The parser is responsible for turning raw text into a structured representation.

  • Grammar (gn.pest): A formal grammar defines the syntax of the GN language. This makes the parser predictable and easy to maintain.
  • AST (ast/mod.rs, ast/parser.rs): The raw parse tree from pest is transformed into a more ergonomic Abstract Syntax Tree (AST). The AST nodes provide methods for easy traversal and inspection, forming the input for the semantic analyzer.

Semantic Analyzer (analyze/)

The analyzer is the brain of the language server. It consumes the AST and builds a rich semantic understanding of the code.

  • Workspace Context: The server establishes the workspace context by first finding the root directory, identified by a .gn file. This root path is essential for resolving source-absolute paths (e.g., //path/to/file.cc). The server then parses the .gn file to locate the main buildconfig file, which serves as the entry point for analyzing the build graph and understanding the default configuration.

  • Key Data Structures:

    • AnalyzedFile: The complete semantic model for a single file.
    • AnalyzedEvent: An enum representing a semantically significant occurrence in a file, such as an assignment, import, or target definition. The full analyzer's output is a stream of these events.
    • AnalyzedScope: Represents a lexical scope as a tree, mapping variable names to their definitions and linking to parent scopes.
    • AnalyzedTarget, AnalyzedTemplate: Represent defined targets and templates.
    • Link: Represents a semantic connection from one file to another, such as a file path in a string or a target label in a deps list.

LSP Feature Providers (providers/)

Each LSP feature is implemented in its own module.

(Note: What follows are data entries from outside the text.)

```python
class SpconvDesc(C.Structure):
    _fields_ = [("inp", C.c_void_p), ("ldi", C.c_int64), ("nbr", C.c_void_p), ("n_out", C.c_int64),
                ("K", C.c_int32), ("cin", C.c_int32), ("cout", C.c_int32), ("relu", C.c_int32),
                ("w_packed", C.c_void_p), ("scale", C.c_void_p), ("shift", C.c_void_p),
                ("residual", C.c_void_p), ("ldr", C.c_int64), ("out", C.c_void_p), ("ldo", C.c_int64),
                ("counters", C.c_void_p), ("plist", C.c_void_p), ("prod_scratch", C.c_void_p),
                ("plist_bytes", C.c_int64), ("w_bf3", C.c_void_p),
# ... 63 lines not shown
    "apr_map_scratch_bytes": (_sz, [_i64]),
    "apr_voxelize": (C.c_int, [_p, _i64, _f32, _i32, _p, _p]),
    "apr_map_build": (C.c_int, [_p, _i64, _p, _i32, _p, _p, _i64, _p, _p, _p, _p, _p, _sz, _p]),
    "apr_kernel_map_transpose": (C.c_int, [_p, _i64, _i32, _i64, _p, _p]),
    "apr_voxelize_segments": (C.c_int, [_p, _i64, C.c_float, _p, _i32, _p, _p]),
    "apr_segment_counts": (C.c_int, [_p, _p, _p, _i32, _p, _p]),
    "apr_kernel_map_same": (C.c_int, [_p, _i64, _p, _p, _i64, _i32, _i32, _p, _p]),
    "apr_kernel_map": (C.c_int, [_p, _i64, _p, _p, _p, _i64, _i32, _i32, _p, _p]),
    "apr_spconv_packed_size": (_i64, [_i32, _i32, _i32]),
    "apr_spconv_pack_weights": (C.c_int, [_p, _i32, _i32, _i32, _p, _p]),
    "apr_spconv_fwd": (C.c_int, [_p, _i64, _p, _i64, _i32, _i32, _i32, _p, _p, _p, _p, _i64, _i32, _p, _i64, _p]),
    "apr_pairlist_counter_ints": (_i32, []),
    "apr_pairlist_bytes": (_sz, [_i64, _i32]),
    "apr_pairlist_build": (C.c_int, [_p, _i64, _i32, _p, _p, _sz, _p]),
    "apr_pairlist3_bytes": (_sz, [_i64]),
    "apr_pairlist3_build": (C.c_int, [_p, _i64, _i32, _p, _p, _sz, _p]),
    "apr_spconv_ws3_supported": (C.c_int, [_i32, _i32, _i32]),
    "apr_spconv_ws3_fwd_bf3": (C.c_int, [_p, _i64, _p, _p, _i64, _i32, _i32, _p, _p, _p, _p, _i64, _i32, _p, _i64, _p, _p]),
    "apr_spconv_ws_fwd": (C.c_int, [_p, _i64, _p, _p, _i64, _i32, _i32, _i32, _p, _p, _p, _p, _i64, _i32, _p, _i64, _p, _p]),
    "apr_spconv_packed_bf3_bytes": (_i64, [_i32, _i32, _i32]),
    "apr_spconv_pack_weights_bf3": (C.c_int, [_p, _i32, _i32, _i32, _p, _p]),
    "apr_spconv_pack_weights_bf3_ex": (C.c_int, [_p, _i32, _i32, _i32, _i32, _i32, _p, _p]),
    "apr_spconv_ws_fwd_bf3": (C.c_int, [_p, _i64, _p, _p, _i64, _i32, _i32, _i32, _p, _p, _p, _p, _p, _i64, _i32, _p, _i64,
                                        _p, _p]),
    "apr_spconv_wgrad_scratch_bytes": (_sz, [_i64, _i32, _i32, _i32]),
    "apr_spconv_wgrad": (C.c_int, [_p, _i64, _p, _i64, _p, _i64, _i32, _i32, _i32, _p, _p, _sz, _p]),
    "apr_spconv_wgrad_same_level": (C.c_int, [_p, _i64, _p, _i64, _p, _i64, _i32, _i32, _i32, _p, _p, _sz, _p]),
    "apr_spconv_route": (_i32, [_p]),
    "apr_spconv_ws_supported": (_i32, [_i32, _i32, _i32]),
    "apr_spconv_bigk_supported": (_i32, [_i32, _i32, _i32]),
    "apr_spconv_fwd_batch": (C.c_int, [_p, _i32, _p]),
    "apr_spconv_fwd_batch_timed": (C.c_int, [_p, _i32, _p, _p]),
    "apr_bn_stats": (C.c_int, [_p, _i64, _i64, _i32, _p, _p, _p, _sz, _p]),
    "apr_norm_params": (C.c_int, [_p, _i64, _i64, _i32, _f32, _p, _p, _p, _sz, _p]),
    "apr_bn_stats_scratch_bytes": (_sz, [_i64, _i32]),
    "apr_instance_norm_act": (C.c_int, [_p, _i64, _i64, _i32, _f32, _p, _i64, _i32, _f32, _p, _i64, _p, _sz, _p]),
    "apr_spconv_os_tile_rows": (_i32, [_i64, _i32, _i32]),
    "apr_spconv_os_pairs_bytes": (_sz, [_i64, _i32, _i32]),
    "apr_spconv_os_pairs_build": (C.c_int, [_p, _i64, _i64, _i32, _i32, _p, _sz, _p]),
    "apr_spconv_os_trace": (C.c_int, [_p, _i32]),
    "apr_spconv_os_set_debug": (C.c_int, [_i32]),
    "apr_spconv_os_fwd": (C.c_int, [_p, _i64, _p, _i64, _i32, _i32, _i32, _i32, _p, _p, _p, _p, _i64, _i32, _p, _i64, _p]),
    "apr_norm_backward_scratch_bytes": (_sz, [_i64, _i32]),
    "apr_norm_backward": (C.c_int, [_p, _i64, _p, _i64, _i64, _i32, _p, _p, _p, _p, _i64, _p, _p, _p, _sz, _p]),
    "apr_bn_train_fwd": (C.c_int, [_p, _i64, _i64, _i32, _p, _p, C.c_float, C.c_float, _p, _p, _p, _i64, _i32, _p, _i64, _p, _p,
                                   _p, _p, _i32, _p, _sz, _p]),
    "apr_bn_train_bwd": (C.c_int, [_p, _i64, _p, _i64, _p, _i64, _i64, _i32, _p, _p, _p, _i32, _p, _i64, _p, _i64, _p, _p,
                                   _p, _i32, _p, _sz, _p]),
    "apr_weights_flip_transpose": (C.c_int, [_p, _i32, _i32, _i32, _i32, _p, _p]),
    "apr_dense_gemm_bf3": (C.c_int, [_p, _i64, _i64, _i32, _i32, _p, _p, _p, _p, _i64, _i32, _p, _i64, _p]),
    "apr_dense_rows_bf3_ok": (_i32, [_i32, _i32]),
    "apr_dense_rows_bf3_route": (_i32, [_i64, _i32, _i32]),
    "apr_dense_rows_bf3": (C.c_int, [_p, _i64, _i64, _i32, _i32, _p, _p, _p, _p, _i64, _i32, _i32, _p, _i64, _p]),
    "apr_dense_gemm_bf3_norm_scratch_bytes": (_sz, [_i64, _i32, _i32]),
    "apr_dense_gemm_bf3_norm_act": (C.c_int, [_p, _i64, _i64, _i32, _i32, _p, _f32, _p, _i64, _i32, _f32, _p, _i64, _p, _i32, _p,
                                              _sz, _p]),
    "apr_weighted_choice_round": (C.c_int64, [_p, _i64, _p, _i64, _i64, _p, _i64, _p, _p, _i32]),
    "apr_instance_norm_act_seg": (C.c_int, [_p, _i64, _i64, _i32, _f32, _p, _i64, _i32, _f32, _p, _i64, _p, _i32, _p, _sz, _p]),
    "apr_affine_act": (C.c_int, [_p, _i64, _i64, _i32, _p, _p, _p, _i64, _i32, _f32, _p, _i64, _p]),
    "apr_act_backward": (C.c_int, [_p, _i64, _p, _i64, _i64, _i32, _i32, _f32, _p, _i64, _p]),
    "apr_l2_normalize": (C.c_int, [_p, _i64, _i64, _i32, _p, _i64, _p]),
    "apr_l2_normalize_backward": (C.c_int, [_p, _i64, _p, _i64, _i64, _i32, _p, _i64, _p]),
    "apr_feature_nn": (C.c_int, [_p, _i64, _p, _i64, _i32, _p, _p]),
    "apr_feature_nn_fast_scratch_bytes": (_sz, [_i64, _i64, _i32]),
    "apr_feature_nn_fast": (C.c_int, [_p, _i64, _p, _i64, _i32, _p, _p, _sz, _p]),
    "apr_nn_unpack": (C.c_int, [_p, _i64, _p, _p, _p]),
    "apr_ransac_scratch_bytes": (_sz, [_i64, _i64]),
    "apr_ransac_pose": (C.c_int, [_p, _i64, _p, _i64, _p, _f64, _f64, _i64, _u64, _p, _sz, _p, _p]),
    "apr_ransac_geometric_scratch_bytes": (_sz, [_i64, _i64, _i64]),
    "apr_ransac_pose_geometric": (C.c_int, [_p, _i64, _p, _i64, _p, _f64, _f64, _i64, _i64, _u64, _p, _sz, _p, _p]),
    "apr_ransac_raw_bytes": (_sz, []),
    "apr_ransac_pose_geometric_async": (C.c_int, [_p, _i64, _p, _i64, _p, _f64, _f64, _i64, _i64, _u64, _p, _sz, _p, _p]),
    "apr_ransac_decode": (C.c_int, [_p, _p]),
    "apr_ransac_pose_async": (C.c_int, [_p, _i64, _p, _i64, _p, _f64, _f64, _i64, _u64, _p, _sz, _p, _p]),
    "apr_fcgf_test_pair": (C.c_int, [_p, _i64, _p, _i64, _p, _p, _i64, _i64, _p, _p, _i64, _p, _i64, _p, _p, _p, _f64, _f64,
                                     _f64, _i64, _p, _p, _i64, _i64, _p]),
    "apr_irls_pose": (C.c_int, [_p, _p, _p, _i64, _p, _p, _sz, _p]),
    "apr_match_pose_batch_scratch_bytes": (_sz, [_i32, _i64, _i64, _i32, _i64]),
    "apr_match_pose_batch": (C.c_int, [_p, _i32, _i32, C.c_double, C.c_double, _i64, _p, _sz, _p, _p]),
    "apr_match_pose_batch_slot_bytes": (_sz, [_i32]),
    "apr_match_pose_set_lanes": (C.c_int, [_i32]),
    "apr_match_pose_batch_enqueue": (C.c_int, [_p, _i32, _i32, C.c_double, C.c_double, _i64, _p, _sz, _p, _p]),
    "apr_match_pose_batch_finish": (C.c_int, [_p, _i32, _i32, C.c_double, C.c_double, _i64, _p, _sz, _p, _p, _p]),
    "apr_irls_scratch_bytes": (_sz, [_i64]),
    "apr_valid_pair": (C.c_int, [_p, _i64, _p, _i64, _p, _p, _i64, _i64, _p, _p, _f32, _p, _i64, _i64, _p, _sz, _p]),
    "apr_valid_pair_scratch_bytes": (_sz, [_i64]),
    "apr_predator_valid_record": (C.c_int, [_p, _p, _p, _p, _p, _p, _p, _p, _i64, _i64, _p, _i64, _i64, _p]),
    "apr_predator_test_pair": (C.c_int, [_p, _i64, _p, _i64, _p, _p, _p, _p, _f64, _f64, _f64, _f64, _p, _i64, _i64, _p]),
    "apr_contrastive_reduce": (C.c_int, [_p, _p, _i32, _i32, _p, _p, _p, _p, _p, _p, _p, _i32, _i64, _f32, _f32, _p, _p]),
    "apr_pair_rows_from_nn": (C.c_int, [_p, _i64, _p, _i64, _p, _p]),
    "apr_pair_dist": (C.c_int, [_p, _i64, _p, _i64, _i32, _p, _p, _i64, _i64, _f32, _p, _p, _p, _p]),
    "apr_pair_terms_scratch_bytes": (_sz, [_i64]),
    "apr_pair_terms_reduce": (C.c_int, [_p, _p, _p, _i64, _p, _i64, _p, _i64, _i64, _f32, _i32, _p, _p, _p, _p, _p, _p, _sz, _p]),
    "apr_pair_grad_scratch_bytes": (_sz, [_i64, _i64, _i64]),
    "apr_pair_grad": (C.c_int, [_p, _i64, _p, _i64, _i32, _p, _p, _i64, _p, _p, _p, _p, _i32, _p, _p, _p, _sz, _p]),
    "apr_grid_subsample_scratch_bytes": (_sz, [_i64]),
    "apr_grid_subsample": (C.c_int, [_p, _i64, _p, _i32, _f32, _p, _i32, _p, _p, _p, _p, _sz, _p]),
    "apr_grid_subsample_async": (C.c_int, [_p, _i64, _p, _i32, _f32, _p, _i32, _p, _p, _p, _p, _sz, _p]),
    "apr_voxel_down_sample_scratch_bytes": (_sz, [_i64]),
    "apr_voxel_down_sample": (C.c_int, [_p, _i64, _p, _i32, _f64, _p, _p, _p, _p, _p, _p, _p, _sz, _p]),
    "apr_sample_augment": (C.c_int, [_p, _p, _i64, _f64, _p, _f64, _p, _p, _p]),
    "apr_cloud_mean": (C.c_int, [_p, _i64, _p, _p]),
    "apr_radius_scratch_bytes": (_sz, [_i64, _i64]),
    "apr_radius_neighbors_async": (C.c_int, [_p, _i64, _p, _i64, _p, _p, _i32, _f32, _i32, _p, _i64, _p, _p, _sz, _p]),
    "apr_radius_neighbors_regrid_async": (C.c_int, [_p, _i64, _p, _i64, _p, _p, _i32, _f32, _i32, _p, _i64, _p, _p, _sz, _p]),
    "apr_radius_neighbors": (C.c_int, [_p, _i64, _p, _i64, _p, _p, _i32, _f32, _i32, _p, _i64, _p, _p, _sz, _p]),
# ... 132 lines not shown
```

apr_amd/csrc/common.h:

```cpp
#pragma once
#include <hip/hip_runtime.h>
#include <stdint.h>
#include <stdio.h>
#include <stdlib.h>
#include <string.h>

#include "../../include/apr_hip.h"

static inline int env_int(const char* name, int dflt) {
  const char* v = getenv(name);
  return v ? atoi(v) : dflt;
}

#define APR_API extern "C" __attribute__((visibility("default")))

void apr_set_error(const char* fmt, ...);

#define APR_CHECK_ARG(cond, ...)      \
  do {                                \
    if (!(cond)) {                    \
      apr_set_error(__VA_ARGS__);     \
      return APR_EINVAL;              \
    }                                 \
  } while (0)

#define APR_HIP(call)                                                            \
  do {                                                                           \
    hipError_t e_ = (call);                                                      \
    if (e_ != hipSuccess) {                                                      \
      apr_set_error("%s:%d %s -> %s", __FILE__, __LINE__, #call, hipGetErrorString(e_)); \
      return APR_EHIP;                                                           \
    }                                                                            \
  } while (0)

#define APR_LAUNCH_CHECK() APR_HIP(hipGetLastError())

static inline int64_t cdiv64(int64_t a, int64_t b) { return (a + b - 1) / b; }

__host__ __device__ static inline size_t apr_align256(size_t x) { return (x + 255) & ~(size_t)255; }

struct AprArena {
  char* base;
  size_t off = 0;
  explicit AprArena(void* scratch) : base((char*)apr_align256((size_t)scratch)) {}
  template <typename T>
  T* take(size_t count) {
    T* p = base ? (T*)(base + off) : nullptr;
    off += apr_align256(count * sizeof(T));
    return p;
  }
  size_t bytes() const { return off + 256; }
  bool fits(size_t scratch_bytes) const { return scratch_bytes >= bytes(); }
};

int apr_internal_nn_brute(const float* f0, int64_t n0, const float* f1, int64_t n1, int32_t c, uint64_t* best,
                          const unsigned* run_if, void* stream);

int apr_internal_fill(void* ptr, int32_t byte_value, size_t bytes, hipStream_t st);

bool apr_internal_dense_ok(int64_t M, int32_t cin, int32_t cout);
bool apr_internal_dense_rows_route(int64_t M, int32_t cin, int32_t cout);
bool apr_internal_ws_bf3_only(const void* w_bf3, int32_t cin);
int apr_internal_dense_gemm(const float* in, int64_t ldi, int64_t M, int32_t cin, int32_t cout, const float* wp,
                            const float* scale, const float* shift, const float* residual, int64_t ldr, int32_t relu,
                            float* out, int64_t ldo, hipStream_t st);

bool apr_internal_spconv_bigk_aligned(const apr_spconv_desc& d);
int apr_internal_spconv_bigk(const apr_spconv_desc& d, hipStream_t st);

int apr_internal_norm_apply_partials(const float* x, int64_t ldx, int32_t c, const int64_t* seg_row0, const int* seg_blk0,
                                     int32_t nseg, const double* partial, float eps, const float* residual, int64_t ldr,
                                     int32_t act_mode, float negative_slope, float* y, int64_t ldy, hipStream_t st);

#ifdef __HIPCC__
__device__ inline int apr_wave_incl_scan(int x) {
  x += __builtin_amdgcn_update_dpp(0, x, 0x111, 0xf, 0xf, true);
  x += __builtin_amdgcn_update_dpp(0, x, 0x112, 0xf, 0xf, true);
  x += __builtin_amdgcn_update_dpp(0, x, 0x114, 0xf, 0xf, true);
  x += __builtin_amdgcn_update_dpp(0, x, 0x118, 0xf, 0xf, true);
  x += __builtin_amdgcn_update_dpp(0, x, 0x142, 0xa, 0xf, true);
  x += __builtin_amdgcn_update_dpp(0, x, 0x143, 0xc, 0xf, true);
  return x;
}
#endif

#define APR_KEY_EMPTY 0xFFFFFFFFFFFFFFFFull
#define APR_AXIS_BIAS (1 << 17)
#define APR_AXIS_RANGE (1 << 18)

__host__ __device__ static inline bool apr_key_in_range(int b, int x, int y, int z) {
  return (unsigned)b < 1023u && (unsigned)(x + APR_AXIS_BIAS) < (unsigned)APR_AXIS_RANGE &&
         (unsigned)(y + APR_AXIS_BIAS) < (unsigned)APR_AXIS_RANGE &&
         (unsigned)(z + APR_AXIS_BIAS) < (unsigned)APR_AXIS_RANGE;
}

__host__ __device__ static inline uint64_t apr_pack_key(int b, int x, int y, int z) {
  return ((((uint64_t)(unsigned)b << 18 | (uint64_t)(unsigned)(x + APR_AXIS_BIAS)) << 18 |
           (uint64_t)(unsigned)(y + APR_AXIS_BIAS))
          << 18) |
         (uint64_t)(unsigned)(z + APR_AXIS_BIAS);
}

__host__ __device__ static inline uint32_t apr_hash_u64(uint64_t k) {
  k ^= k >> 33;
  k *= 0xff51afd7ed558ccdull;
  k ^= k >> 33;
  k *= 0xc4ceb9fe1a85ec53ull;
  k ^= k >> 33;
  return (uint32_t)k;
}

__host__ __device__ static inline int apr_floor_to(int v, int m) {
  int q = v / m;
  if ((v % m) != 0 && v < 0) --q;
// ... 52 lines not shown
```

apr_amd/csrc/dense_rows.hip:

```cpp
#include "common.h"
#include "bf3.h"
#include <mutex>

namespace {

typedef float f32x4 __attribute__((ext_vector_type(4)));

constexpr int kRowsWaves = 8;
constexpr int kRowsTile = kRowsWaves * 32;

template <int NSTEP, int NC>
__global__ __launch_bounds__(64 * kRowsWaves, 1) void k_dense_rows_bf3(
    const float* __restrict__ in, int64_t ldi, int M, const unsigned char* __restrict__ wp3,
    const float* __restrict__ scale, const float* __restrict__ shift, const float* __restrict__ residual, int64_t ldr,
    int relu, int l2norm, float* __restrict__ out, int64_t ldo, int ntile) {
  extern __shared__ __attribute__((aligned(16))) unsigned char s_w[];
  constexpr int G = 2;
  constexpr int NB64 = (NC + 3) / 4;
  constexpr int kPlane = NSTEP * 4096;
  constexpr int kImage = NB64 * 3 * kPlane;
  const int tid = threadIdx.x, lane = tid & 63;
  const int wave = __builtin_amdgcn_readfirstlane(tid >> 6);
  const int r16 = lane & 15, q = lane >> 4;
  const int frag_off = (r16 * 4 + ((r16 & 8) ? (q ^ 3) : q)) * 16;
// ... 99 lines not shown
        for (int cb = 0; cb < NS; ++cb)
#pragma unroll
          for (int e = 0; e < 4; ++e) {
            sq[cb][e] = fmaf(v[cb][e], v[cb][e], 0.f);
            if (NC >= 8) sq[cb][e] = fmaf(v[cb + 4][e], v[cb + 4][e], sq[cb][e]);
          }
#pragma unroll
        for (int d = NS / 2; d >= 1; d >>= 1)
#pragma unroll
          for (int cb = 0; cb < d; ++cb) sq[cb] += sq[cb + d];
        f32x4 s = sq[0];
#pragma unroll
        for (int e = 0; e < 4; ++e) s[e] += __shfl_xor(s[e], 32);
#pragma unroll
        for (int e = 0; e < 4; ++e) s[e] += __shfl_xor(s[e], 16);
        const float nrm = sqrtf((s[0] + s[2]) + (s[1] + s[3]));
#pragma unroll
        for (int cb = 0; cb < NC; ++cb) {
          v[cb][0] = v[cb][0] / nrm; v[cb][1] = v[cb][1] / nrm; v[cb][2] = v[cb][2] / nrm; v[cb][3] = v[cb][3] / nrm;
        }
      }
      if (live) {
#pragma unroll
        for (int cb = 0; cb < NC; ++cb)
          *reinterpret_cast<f32x4*>(out + (int64_t)r * ldo + cb * 16 + q * 4) = v[cb];
      }
    }
  }
}

template <int NSTEP, int NC>
int launch_rows(const float* in, int64_t ldi, int64_t M, const void* w_bf3, const float* scale, const float* shift,
                const float* residual, int64_t ldr, int relu, int l2norm, float* out, int64_t ldo, hipStream_t st) {
  constexpr int kImage = ((NC + 3) / 4) * 3 * NSTEP * 4096;
  constexpr int kAffBytes = 2 * NC * 16 * 4;
  static_assert(kImage + kAffBytes <= 160 * 1024, "weight image does not fit the LDS");
  auto kern = k_dense_rows_bf3<NSTEP, NC>;
  {
    static std::mutex s_mu;
    static bool s_attr[64] = {};
    int dev = 0;
    APR_HIP(hipGetDevice(&dev));
    std::lock_guard<std::mutex> lk(s_mu);
    if (dev >= 0 && dev < 64 && !s_attr[dev]) {
      APR_HIP(hipFuncSetAttribute((const void*)kern, hipFuncAttributeMaxDynamicSharedMemorySize, kImage + kAffBytes));
      s_attr[dev] = true;
    }
  }
  const int ntile = (int)cdiv64(M, kRowsTile);
  static const int s_grid = env_int("APR_DENSE_ROWS_GRID", 256);
  const int grid = ntile < s_grid ? ntile : s_grid;
  hipLaunchKernelGGL(kern, dim3((unsigned)grid), dim3(64 * kRowsWaves), kImage + kAffBytes, st, in, ldi, (int)M,
                     (const unsigned char*)w_bf3, scale, shift, residual, ldr, relu, l2norm, out, ldo, ntile);
  APR_LAUNCH_CHECK();
  return APR_OK;
}

}
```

These providers consume the data from the Semantic Analyzer to generate responses for the client. Examples include completion, hover, goto_definition, and references.

4. Data Flow Example: "Go to Definition"

A typical request flows through the system as follows:

  1. Request: The user triggers "Go to Definition" on a variable in the editor. The client sends a textDocument/definition request to the server.
  2. Dispatch: server.rs receives the request and dispatches it to the goto_definition provider.
  3. Analysis: The provider requests the AnalyzedFile for the current document from the Analyzer.
  4. Cache Check: The Analyzer checks its cache for a fresh AnalyzedFile. If it's stale, it re-analyzes the file. This full analysis in turn uses the ShallowAnalyzer for any imported .gni files, which has its own cache of ShallowAnalyzedFile objects. This two-level caching ensures that only the necessary files are re-parsed.
  5. Resolution: The goto_definition provider inspects the AnalyzedFile. It finds the identifier under the cursor, looks up its definition within the current scope, and finds the location of the original assignment.
  6. Response: The provider constructs a LocationLink response containing the URI and position of the definition and returns it to the client, which then moves the user's cursor to the correct location.